In einem zweiten Zwei-Hybrid-System, das ausführlich von Ausubel et al., (1992), beschrieben ist, wird ein natives E. coli-LexA-Repressor-Protein verwendet, das an geeignete Operatoren fest bindet. Ein Plasmid wird verwendet, um ein Protein von einem Paar von interagierenden Proteinen (das „Köder"-Protein, z.B. das Homer-Protein) als eine Fusion mit LexA zu exprimieren. Das Plasmid, welches das LexA-fusionierte Köderprotein exprimiert, wird eingesetzt, um einen Reporterstamm von Hefe, z.B. EGY48, der pSH18-34 enthält, zu transformieren.
In diesem Stamm liegen die Bindungsstellen für LexA stromaufwärts von zwei Reportergenen. Im ersten Reportersystem sind die stromaufwärts liegenden Aktivierungssequenzen des chromosomalen LEU2-Gens – erforderlich im Biosynthese-Stoffwechselweg für (Leu) Leucin – in EGY48 durch lexA-Operatoren ersetzt, so dass eine Selektion auf Lebensfähigkeit möglich wird, wenn die Zellen auf einem Medium ohne Leu plattiert werden. Im zweiten Reportersystem enthält EGY48 ein Plasmid, pSH18-34, das ein lexA-Operator-IacZ-Fusionsgen umfasst, wodurch eine Unterscheidung aufgrund von Farbe möglich wird, wenn die Hefe auf einem Xgal-enthaltenden Medium gezüchtet wird (Ausubel et al., 1992).
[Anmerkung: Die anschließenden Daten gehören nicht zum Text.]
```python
def _dlinear_desc(x, w, out, *, ws, counters, ssq_in=None, eps=1e-6, residual=None, silu_pair=False, gamma_next=None,
                  xg=None, ssq_out=None, ssq_zero=None, pdl=True, dbg=None, sched=0, dep_flags=None, dep_shift=1,
                  out_flags=None):
    _need_cuda(x, w, out, ws, counters, ssq_in, residual, gamma_next, xg, ssq_out, ssq_zero)
    d = _lib.DlinearDesc()
    d.B, d.N, d.K = x.shape[0], w.shape[0], w.shape[1]
    if counters.numel() < (d.N + 63) // 64 + (ssq_out is not None):
        raise ValueError("dlinear counters too small: ceil(N / 64) int32, + 1 with ssq_out")
    d.ws_elems = ws.numel()
    d.ldx, d.ldw, d.ldy = x.stride(0), w.stride(0), out.stride(0)
    d.ldr = residual.stride(0) if residual is not None else 0
    d.ldxg = xg.stride(0) if xg is not None else 0
    d.y_dtype = DT_BF16 if out.dtype == BF16 else DT_F32
    d.ws, d.counters = ws.data_ptr(), counters.data_ptr()
    d.ssq_in = _ptr(ssq_in)
    d.eps = eps
    d.residual = _ptr(residual)
    d.silu_pair = int(silu_pair)
    d.gamma_next = _ptr(gamma_next)
    d.xg = _ptr(xg)
    d.ssq_out = _ptr(ssq_out)
    d.ssq_zero = _ptr(ssq_zero)
    d.pdl = int(pdl)
    d.dbg = _ptr(dbg)
    _need_cuda(dep_flags, out_flags)
    d.dep_flags, d.dep_shift, d.out_flags = _ptr(dep_flags), dep_shift, _ptr(out_flags)
    d.sched = int(sched)
    return d


def dlinear_ws_elems(N: int, K: int) -> int:
    return int(_lib.load().u2_dlinear_ws_elems(N, K))


def dlinear_new_ws(n_elems: int, device="cuda", lead=()) -> torch.Tensor:
    return torch.full((*lead, max(int(n_elems), 4)), -1, device=device, dtype=torch.int32).view(F32)


def dlinear(x: torch.Tensor, w: torch.Tensor, out: torch.Tensor, **kw):
    d = _dlinear_desc(x, w, out, **kw)
    _lib.check(_lib.load().u2_dlinear_bf16(x.data_ptr(), w.data_ptr(), out.data_ptr(), C.byref(d), _stream()),
               "u2_dlinear_bf16")
    return out


def dlinear_multi(ops_list, *, gridbar: torch.Tensor, step_dev: torch.Tensor, pdl: bool = True,
                  lookahead_units: int = 0, next_weights=(), pre_stages: int = 0):
    n = len(ops_list)
    descs = (_lib.DlinearDesc * n)()
    xs, ws_, ys = (C.c_void_p * n)(), (C.c_void_p * n)(), (C.c_void_p * n)()
    for i, (x, w, out, kw) in enumerate(ops_list):
        descs[i] = _dlinear_desc(x, w, out, **kw)
        xs[i], ws_[i], ys[i] = x.data_ptr(), w.data_ptr(), out.data_ptr()
    _need_cuda(gridbar, step_dev)
    nx = _lib.DlinearNext()
    nx.lookahead_units = lookahead_units
    nx.pre_stages = pre_stages
    nx.n = len(next_weights)
    for j, (wn, units) in enumerate(next_weights):
        _need_cuda(wn)
        nx.w[j], nx.N[j], nx.K[j], nx.ldw[j], nx.units[j] = wn.data_ptr(), wn.shape[0], wn.shape[1], wn.stride(0), units
    _lib.check(_lib.load().u2_dlinear_multi_bf16(xs, ws_, ys, descs, n, gridbar.data_ptr(), step_dev.data_ptr(),
                                                 int(pdl), C.byref(nx), _stream()), "u2_dlinear_multi_bf16")


def decode_embed(ids: torch.Tensor, table: torch.Tensor, gamma: torch.Tensor, x: torch.Tensor, xg: torch.Tensor,
                 ssq: torch.Tensor, ssq_zero: Optional[torch.Tensor], step_counter: Optional[torch.Tensor] = None):
    _need_cuda(ids, table, gamma, x, xg, ssq, ssq_zero, step_counter)
    _lib.check(_lib.load().u2_decode_embed_bf16(ids.data_ptr(), table.data_ptr(), gamma.data_ptr(), x.data_ptr(),
                                                xg.data_ptr(), ssq.data_ptr(), _ptr(ssq_zero), _ptr(step_counter),
                                                ids.numel(),
                                                table.shape[1], table.shape[0], _stream()), "u2_decode_embed_bf16")
    return x


def decode_attention_fused(qkv: torch.Tensor, k_cache: torch.Tensor, v_cache: torch.Tensor, out: torch.Tensor, *,
                           B: int, Hq: int, Hkv: int, dh: int, Tmax: int, inv_freq: torch.Tensor, scale: float,
                           pos: int = 0, pos_dev=None, q_norm_w=None, k_norm_w=None, eps: float = 1e-6, kv_splits: int = 1,
                           pdl: bool = False, pos_per_seq: bool = False, kv_src: Optional[torch.Tensor] = None,
                           window: int = 0):
    _need_cuda(qkv, k_cache, v_cache, out, inv_freq, pos_dev, q_norm_w, k_norm_w, kv_src)
    _check_kv_src(kv_src, B, Tmax)
    d = _lib.FusedDecodeDesc()
    d.B, d.Hq, d.Hkv, d.dh, d.Tmax, d.pos = B, Hq, Hkv, dh, Tmax, pos
    d.pos_dev = _ptr(pos_dev)
    d.ldq, d.ldo = qkv.stride(0), out.stride(0)
    d.q_norm_w, d.k_norm_w, d.eps = _ptr(q_norm_w), _ptr(k_norm_w), eps
    d.inv_freq = inv_freq.data_ptr()
    d.scale = scale
    d.kv_splits = int(kv_splits)
    d.pdl = 1 if pdl else 0
    d.pos_per_seq = 1 if pos_per_seq else 0
    d.kv_src = _ptr(kv_src)
    d.ld_kv_src = kv_src.stride(0) if kv_src is not None else 0
    d.window = int(window or 0)
    _lib.check(_lib.load().u2_decode_attention_fused_bf16(qkv.data_ptr(), k_cache.data_ptr(), v_cache.data_ptr(),
                                                          out.data_ptr(), C.byref(d), _stream()),
               "u2_decode_attention_fused_bf16")
    return out


def topk_rows(scores: torch.Tensor, k: int, idx_offset_per_row: int = 0) -> torch.Tensor:
    _need_cuda(scores)
    if scores.dtype != F32 or scores.stride(1) != 1:
        raise TypeError("topk_rows expects fp32 rows")
    rows, T = scores.shape
    out = torch.empty(rows, k, device=scores.device, dtype=torch.int64)
    _lib.check(_lib.load().u2_topk_rows_f32(scores.data_ptr(), out.data_ptr(), rows, T, k, scores.stride(0),
                                            idx_offset_per_row, _stream()), "u2_topk_rows_f32")
    return out


def flash_attention_d64(q: torch.Tensor, k: torch.Tensor, v: torch.Tensor, out: torch.Tensor, scale: float,
                        lse: Optional[torch.Tensor] = None):
    _need_cuda(q, k, v, out)
    B, Sq, H, dh = q.shape
    Sk = k.shape[1]
    if dh != 64 or q.stride(3) != 1 or k.stride(3) != 1 or v.stride(3) != 1 or out.stride(2) != 1 or v.shape != k.shape:
        raise ValueError("flash_attention_d64: head_dim must be 64 with a contiguous last dim, v shaped like k")
    d = _lib.FaDesc()
    d.B, d.H, d.Sq, d.Sk, d.dh, d.scale = B, H, Sq, Sk, dh, scale
    d.q_sb, d.q_ss, d.q_sh = q.stride(0), q.stride(1), q.stride(2)
    d.k_sb, d.k_ss, d.k_sh = k.stride(0), k.stride(1), k.stride(2)
    d.v_sb, d.v_ss, d.v_sh = v.stride(0), v.stride(1), v.stride(2)
    d.out_sb, d.out_ss = out.stride(0), out.stride(1)
    _need_cuda(lse)
    if lse is not None and (lse.dtype != F32 or not lse.is_contiguous() or lse.numel() != B * H * Sq):
        raise ValueError("flash_attention_d64: lse must be contiguous fp32 [B, H, Sq]")
    d.lse = _ptr(lse)
    _lib.check(_lib.load().u2_flash_attention_d64_bf16(q.data_ptr(), k.data_ptr(), v.data_ptr(), out.data_ptr(),
                                                       C.byref(d), _stream()), "u2_flash_attention_d64_bf16")
    return out


def sample(logits: torch.Tensor, out: Optional[torch.Tensor] = None, *, temperature: float = 1.0, top_k: int = 50,
           top_p: float = 1.0, seed: int = 0, step: int = 0, step_dev=None) -> torch.Tensor:
    _need_cuda(logits, step_dev)
    B, V = logits.shape
    if out is None:
        out = torch.empty(B, device=logits.device, dtype=torch.int64)
    _lib.check(_lib.load().u2_sample_f32(logits.data_ptr(), out.data_ptr(), B, V, logits.stride(0), temperature,
                                         int(top_k), float(top_p), int(seed) & ((1 << 64) - 1), _ptr(step_dev),
                                         int(step), _stream()), "u2_sample_f32")
    return out


def sample_params(device, temperature: float, top_k: int, top_p: float, seed: int,
                  out: Optional[torch.Tensor] = None) -> torch.Tensor:
    import struct
    if not temperature > 0:
        raise ValueError("sample: temperature must be > 0")
    if not 0 < top_p <= 1:
        raise ValueError("sample: top_p must be in (0, 1]")
    raw = struct.pack("<fifiQ", float(temperature), int(top_k), float(top_p), 0, int(seed) & ((1 << 64) - 1))
    host = torch.frombuffer(bytearray(raw), dtype=torch.uint8)
    if out is None:
        return host.to(device)
    out.copy_(host)
    return out


def sample_dev(logits: torch.Tensor, params: torch.Tensor, out: Optional[torch.Tensor] = None, *, step: int = 0,
               step_dev=None) -> torch.Tensor:
    _need_cuda(logits, params, step_dev)
    B, V = logits.shape
    if params.dtype != torch.uint8 or params.numel() != 24:
        raise ValueError("sample_dev: params must be the 24-byte block of sample_params()")
    if out is None:
        out = torch.empty(B, device=logits.device, dtype=torch.int64)
    _lib.check(_lib.load().u2_sample_dev_f32(logits.data_ptr(), out.data_ptr(), B, V, logits.stride(0), params.data_ptr(),
                                             _ptr(step_dev), int(step), _stream()), "u2_sample_dev_f32")
    return out


def logits_proc_params(device, vocab_size: int, *, repetition_penalty: float = 1.0, no_repeat_ngram_size: int = 0,
                       min_new_tokens: int = 0, eos_token_ids=(), bad_words_ids=(),
                       out: Optional[torch.Tensor] = None) -> torch.Tensor:
    import numpy as np
# ... 190 lines not shown
```

Measured before the change: 2.173.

Die LexA-Bank verwendet den induzierbaren Hefe-GAL1-Promotor, um Proteine als Fusionen mit einer sauren Domäne („saurer Klecks", „acid blob"), die als ein tragbares Transkriptions-Aktivierungsmotiv funktioniert („act"), und mit anderen geeigneten Einheiten zu exprimieren. Die Expression von Bank-codierten Proteinen wird induziert, indem die Transformanten auf einem Galactose- (Gal-) enthaltenden Medium plattiert werden, so dass Hefezellen, welche Proteine der Bank enthalten, die nicht spezifisch mit dem Köderprotein interagieren, in Abwesenheit von Leu nicht wachsen können. Dagegen bilden Hefezellen, welche Proteine der Bank enthalten, die mit dem Köderprotein interagieren, innerhalb von zwei bis fünf Tagen Kolonien, und die Kolonien werden blau, wenn die Zellen auf einem Xgal-enthaltenden Medium ausgestrichen werden. Die Plasmide werden isoliert und durch eine Reihe von Tests charakterisiert, um die Spezifität der Wechselwirkung mit dem ursprünglichen Köderprotein zu bestätigen. Diejenigen, die sich als spezifisch erwiesen haben, können sodann weiter analysiert werden (z.B. durch Sequenzierung).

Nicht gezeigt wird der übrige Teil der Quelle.